Resource utilisation and scaling
Since attentionbased pooling is a relatively new direction for neural networks, it is important to characterise the amount of resources used in addition to the underlying model (here, SchNet and DimeNet++). The main implementation of ABP that is used throughout the paper exhibits quadratic time and memory scaling in the number of atoms of a molecule, as the standard attention mechanism computes pairwise scores between all atom representations outputted by SchNet or DimeNet++. Currently, all molecules have to be padded with zeros to the maximum number of atoms per molecule in the used dataset, since otherwise the tensor dimensions would not match across different molecules. Although recent versions of PyTorch (2.0+) support ragged tensors where the dimensions might not match, the implementation is still an early prototype at the time of writing and not all tensor operations required by ABP are available. It is also worth highlighting that inside ABP, the SABs can be trivially replaced with induced selfattention blocks (ISABs), an alternative that computes attention between the original set of size n and a small set of learnable parameters of size m (typically m ≤ 16), scaling as n ⋅ m in terms of memory instead of quadratically in n. We have not investigated the potential impact of this approximation on the predictive performance.

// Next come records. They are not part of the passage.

+                    sacc.z = fmaf(wgt[c], __uint_as_float(pc[c].z), sacc.z); sacc.w = fmaf(wgt[c], __uint_as_float(pc[c].w), sacc.w);
+                }
+                const float4 g = *reinterpret_cast<const float4*>(PRM + 4 * RC_H + q * 64 + seg * 4);
+                const float4 bb = *reinterpret_cast<const float4*>(PRM + 5 * RC_H + q * 64 + seg * 4);
+                v[q] = make_float4(xr[q].x + g.x * (sacc.x + bb.x), xr[q].y + g.y * (sacc.y + bb.y), xr[q].z + g.z * (sacc.z + bb.z), xr[q].w + g.w * (sacc.w + bb.w));
+                *reinterpret_cast<float4*>(X1 + row * X_LD + q * 64 + seg * 4) = v[q];
+            }
+            ln_regs_to_A(v, As, PRM, PRM + RC_H, row, seg);
+        } else {
             u32x4v pv[DIT_CLUSTER][4];
             float pm[DIT_CLUSTER], pl[DIT_CLUSTER];
 #pragma unroll
@@ -1254,14 +1308,15 @@
             const int ct = wave & 3, kh = wave >> 2;
             acc = zero16();
             mma8(acc, w8, As + i * A_LD + hh * 8 + kh * 128);
-            wload8(w8, p.W2, LO_W2, 32, wave, 8 * member, lane);
+            if constexpr (SCHED) w8 = w2;
+            else wload8(w8, p.W2, LO_W2, 32, wave, 8 * member, lane);
             if (kh == 1) {
 #pragma unroll
                 for (int r = 0; r < 16; ++r) RED[(ct * 32 + (r & 3) + 8 * (r >> 2) + 4 * hh) * CL_RED_LD + i] = acc[r];
             }
             lds_barrier();
             if (kh == 0) {
-                const float b1v = p.b1[128 * member + ct * 32 + i];
+                const float b1v = SCHED ? b1e : p.b1[128 * member + ct * 32 + i];
 #pragma unroll
                 for (int r = 0; r < 16; ++r) {
                     const int rr = (r & 3) + 8 * (r >> 2) + 4 * hh;
@@ -1299,12 +1354,40 @@
 #ifdef DEX_TIMING
     cts[10] = wall_clock64();
 #endif
+        if constexpr (SCHED) {
+            if (has_q && wave < 6) wload(wq, p.Wq, LO_WQ, 16, nt, 0, lane);
+        }
         cluster_wait<LOCAL>(flags + 1 * DIT_CLUSTER, member, p.epoch, my_xcc, tid, p.xerr);
 #ifdef DEX_TIMING
     cts[11] = wall_clock64();
 #endif
 
-        {
+        if constexpr (SCHED) {
+            u32x4v pj[4][DIT_CLUSTER - 1];
+#pragma unroll
+            for (int j = 0; j < DIT_CLUSTER - 1; ++j) {
+                const unsigned base = (unsigned)(1 * DIT_CLUSTER + j + (j >= member ? 1 : 0)) * SLAB_B;
+#pragma unroll
+                for (int q = 0; q < 4; ++q) pj[q][j] = __builtin_amdgcn_raw_buffer_load_b128(srs, base + (unsigned)(q * 512 + tid) * 16u, 0, Sc::LD_AUX);
+            }
+#pragma unroll
+            for (int q = 0; q < 4; ++q) {
+                const float4 o4 = *reinterpret_cast<const float4*>(P2 + row * X_LD + q * 64 + seg * 4);
+                const u32x4v own = {__float_as_uint(o4.x), __float_as_uint(o4.y), __float_as_uint(o4.z), __float_as_uint(o4.w)};
+                const u32x4v pc[DIT_CLUSTER] = {cl_pick<0>(member, own, pj[q]), cl_pick<1>(member, own, pj[q]), cl_pick<2>(member, own, pj[q]), cl_pick<3>(member, own, pj[q])};
+                float4 sacc = make_float4(0.f, 0.f, 0.f, 0.f);
+#pragma unroll
+                for (int c = 0; c < DIT_CLUSTER; ++c) {
+                    sacc.x += __uint_as_float(pc[c].x); sacc.y += __uint_as_float(pc[c].y); sacc.z += __uint_as_float(pc[c].z); sacc.w += __uint_as_float(pc[c].w);
+                }
+                const float4 g = *reinterpret_cast<const float4*>(PRM + 6 * RC_H + q * 64 + seg * 4);
+                const float4 bb = *reinterpret_cast<const float4*>(PRM + 7 * RC_H + q * 64 + seg * 4);
+                const float4 x1 = *reinterpret_cast<const float4*>(X1 + row * X_LD + q * 64 + seg * 4);
+                const float4 x2 = make_float4(x1.x + g.x * (sacc.x + bb.x), x1.y + g.y * (sacc.y + bb.y), x1.z + g.z * (sacc.z + bb.z), x1.w + g.w * (sacc.w + bb.w));
+                xr[q] = x2;
+                if (q == member && n0 + row < N) *reinterpret_cast<float4*>(p.X + (mb + n0 + row) * RC_H + q * 64 + seg * 4) = x2;
+            }
+        } else {
             u32x4v pv[DIT_CLUSTER][4];
 #pragma unroll
             for (int c = 0; c < DIT_CLUSTER; ++c) {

We have recorded the time spent per epoch (using PyTorch Lightning’s Timer callback function) and the maximum amount of allocated memory using PyTorch’s torch.cuda.max_memory_allocated function, for SchNet and DimeNet++ models with sum and ABP readouts in Fig. 3 (QM9, QMugs) and Supplementary Fig. 1 (QM7b, QM8). On QM9, the model with the largest ABP readout (16 attention heads and 64 embedding dimensions per head) adds, on average, 27.57 seconds of training per epoch for SchNet (79.54% relative to sum pooling) and 14.05 (9.77% relative) for DimeNet++. On QMugs, ABP added 11 minutes and 37 seconds for SchNet (101.75% relative) and 9 minutes and 43 seconds (18.33% relative) for DimeNet++. Despite ABP increasing the training time per epoch by similar amounts (e.g., around 10 min for QMugs), the relative change for SchNet is considerably larger since SchNet is 4 to 5 times faster than DimeNet++ in our experiments.

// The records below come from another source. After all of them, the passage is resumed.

__global__ __launch_bounds__(256) void ba_accum_finish_kernel(const float* __restrict__ disps,
                                                              const float* __restrict__ disps_sens,
                                                              const float* __restrict__ eta, int t0, int t1, int hw, int nsp,
                                                              BaWs w) {
  const int m = blockIdx.y;
  if (m >= w.hdr[0]) return;
  const int nsplit = min(nsp, max(w.row_ptr[m + 1] - w.row_ptr[m], 1));
  if (nsplit <= 1) return;
  const int p = blockIdx.x * 256 + threadIdx.x;
  if (p >= hw) return;
  float acc[8];
#pragma unroll
  for (int n = 0; n < 8; ++n) acc[n] = 0.0f;
  for (int s2 = 0; s2 < nsplit; ++s2) {
    const float* pi_ = w.part + (((size_t)s2 * gridDim.y + m) * 8) * hw + p;
#pragma unroll
    for (int n = 0; n < 8; ++n) acc[n] += pi_[(size_t)n * hw];
  }
  const int k = w.kx[m];
  const size_t o = (size_t)m * hw + p;
  const float disp = disps[(size_t)k * hw + p];
  const float sens = disps_sens[(size_t)k * hw + p];
  const float mk = (sens > 0.0f) ? 1.0f : 0.0f;
  const float C = acc[0] + mk * kAlpha + (1.0f - mk) * eta[o];
  const float ww = acc[1] - mk * kAlpha * (disp - sens);
  w.Q[o] = 1.0f / C;
  w.W[o] = ww;
  const int pi = k - t0;
  if (pi >= 0 && pi < t1 - t0) {
    float* eo = w.Ei + ((size_t)m * 6) * hw + p;
#pragma unroll
    for (int n = 0; n < 6; ++n) eo[(size_t)n * hw] = acc[2 + n];
  }
}

__global__ __launch_bounds__(256) void ba_schur_kernel(int M, int hw, int P, BaWs w) {
  __shared__ float red[4][44];
  const int tid = threadIdx.x;
  const int wave = tid >> 6, lane = tid & 63;
  typedef const __attribute__((address_space(4))) int* cip;
  cip pair_ptr = (cip)w.pair_ptr, ent_ptr = (cip)w.ent_ptr, ent_pose = (cip)w.ent_pose, ent_src = (cip)w.ent_src;
  const int n_pairs = pair_ptr[M];
  const int n6 = 6 * P;
  for (int pidx = blockIdx.x; pidx < n_pairs; pidx += gridDim.x) {
    int lo = 0, hi = M;
    while (hi - lo > 1) {
      const int mid = (lo + hi) >> 1;
      if (pair_ptr[mid] <= pidx) lo = mid; else hi = mid;
    }
    const int m = lo;
    const int eb = ent_ptr[m];
    const int nm = ent_ptr[m + 1] - eb;
    const int r = pidx - pair_ptr[m];
    const int a = r / nm, b = r - a * nm;
    const int pa = ent_pose[eb + a], pb = ent_pose[eb + b];
    if (pa < pb) continue;
    const int sa = ent_src[eb + a], sb = ent_src[eb + b];
    const float* Ea = (sa < M) ? w.Ei + (size_t)sa * 6 * hw : w.Eij + (size_t)(sa - M) * 6 * hw;
    const float* Eb = (sb < M) ? w.Ei + (size_t)sb * 6 * hw : w.Eij + (size_t)(sb - M) * 6 * hw;
    const float* Qm = w.Q + (size_t)m * hw;
    const float* Wm = w.W + (size_t)m * hw;
    const bool diag = (a == b);
    float S[36];
#pragma unroll
    for (int i = 0; i < 36; ++i) S[i] = 0.f;
    float vv[6] = {0.f, 0.f, 0.f, 0.f, 0.f, 0.f};
    constexpr int UP = 4;
    for (int p0 = tid; p0 < hw; p0 += UP * 256) {
      float q[UP], ea[UP][6], eb_[UP][6], ww[UP];
#pragma unroll
      for (int u = 0; u < UP; ++u) {
        const int p = p0 + 256 * u;
        const bool ok = p < hw;
        const int pc = ok ? p : tid;
        q[u] = Qm[pc];
#pragma unroll
        for (int n = 0; n < 6; ++n) {
          ea[u][n] = Ea[(size_t)n * hw + pc];
          eb_[u][n] = Eb[(size_t)n * hw + pc];
        }
        ww[u] = diag ? Wm[pc] : 0.0f;
      }
#pragma unroll
      for (int u = 0; u < UP; ++u) {
        if (p0 + 256 * u < hw) {
#pragma unroll
          for (int n = 0; n < 6; ++n) ea[u][n] = ea[u][n] * q[u];
#pragma unroll
          for (int n = 0; n < 6; ++n)
#pragma unroll
            for (int c = 0; c < 6; ++c) S[n * 6 + c] = fmaf(ea[u][n], eb_[u][c], S[n * 6 + c]);
          if (diag) {
#pragma unroll
            for (int n = 0; n < 6; ++n) vv[n] = fmaf(ea[u][n], ww[u], vv[n]);
          }
        }
      }
    }
    {
      float rs[42];
#pragma unroll
      for (int i = 0; i < 36; ++i) rs[i] = S[i];
#pragma unroll
      for (int n = 0; n < 6; ++n) rs[36 + n] = vv[n];
      gs_wave_reduce_scatter<42>(rs, lane);
      const int ix = gs_bitrev6(lane);
      if (ix < 42) red[wave][ix] = rs[0];
    }
    __syncthreads();
    if (tid < 36) {
      const int rr = tid / 6, cc = tid - rr * 6;
      const double s = (double)((red[0][tid] + red[1][tid]) + (red[2][tid] + red[3][tid]));
      if (pa > pb || rr >= cc)
        gs_atomic_add_f64(&w.H[(size_t)(6 * pa + rr) * n6 + (6 * pb + cc)], -s);
    } else if (diag && tid < 42) {
      const double s = (double)((red[0][tid] + red[1][tid]) + (red[2][tid] + red[3][tid]));
      gs_atomic_add_f64(&w.b[6 * pa + (tid - 36)], -s);
    }
    __syncthreads();
  }
}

Unlike the time spent training, the available memory is a fixed quantity and is thus often a more important consideration. We observe that ABP only increases the amount of allocated memory by 0.63 GB for QM9 when using SchNet (37.47% relative to sum pooling) and by 0.43 GB for DimeNet++ (4.60% relative). On QMugs, there is an increase of 2.75 GB for SchNet (28.82% relative) and 2.49 GB for DimeNet++ (9.19% relative). As can also be seen in Fig. 3, the majority of the allocated memory is for the underlying SchNet or DimeNet++ model, with only a minor penalty associated with ABP.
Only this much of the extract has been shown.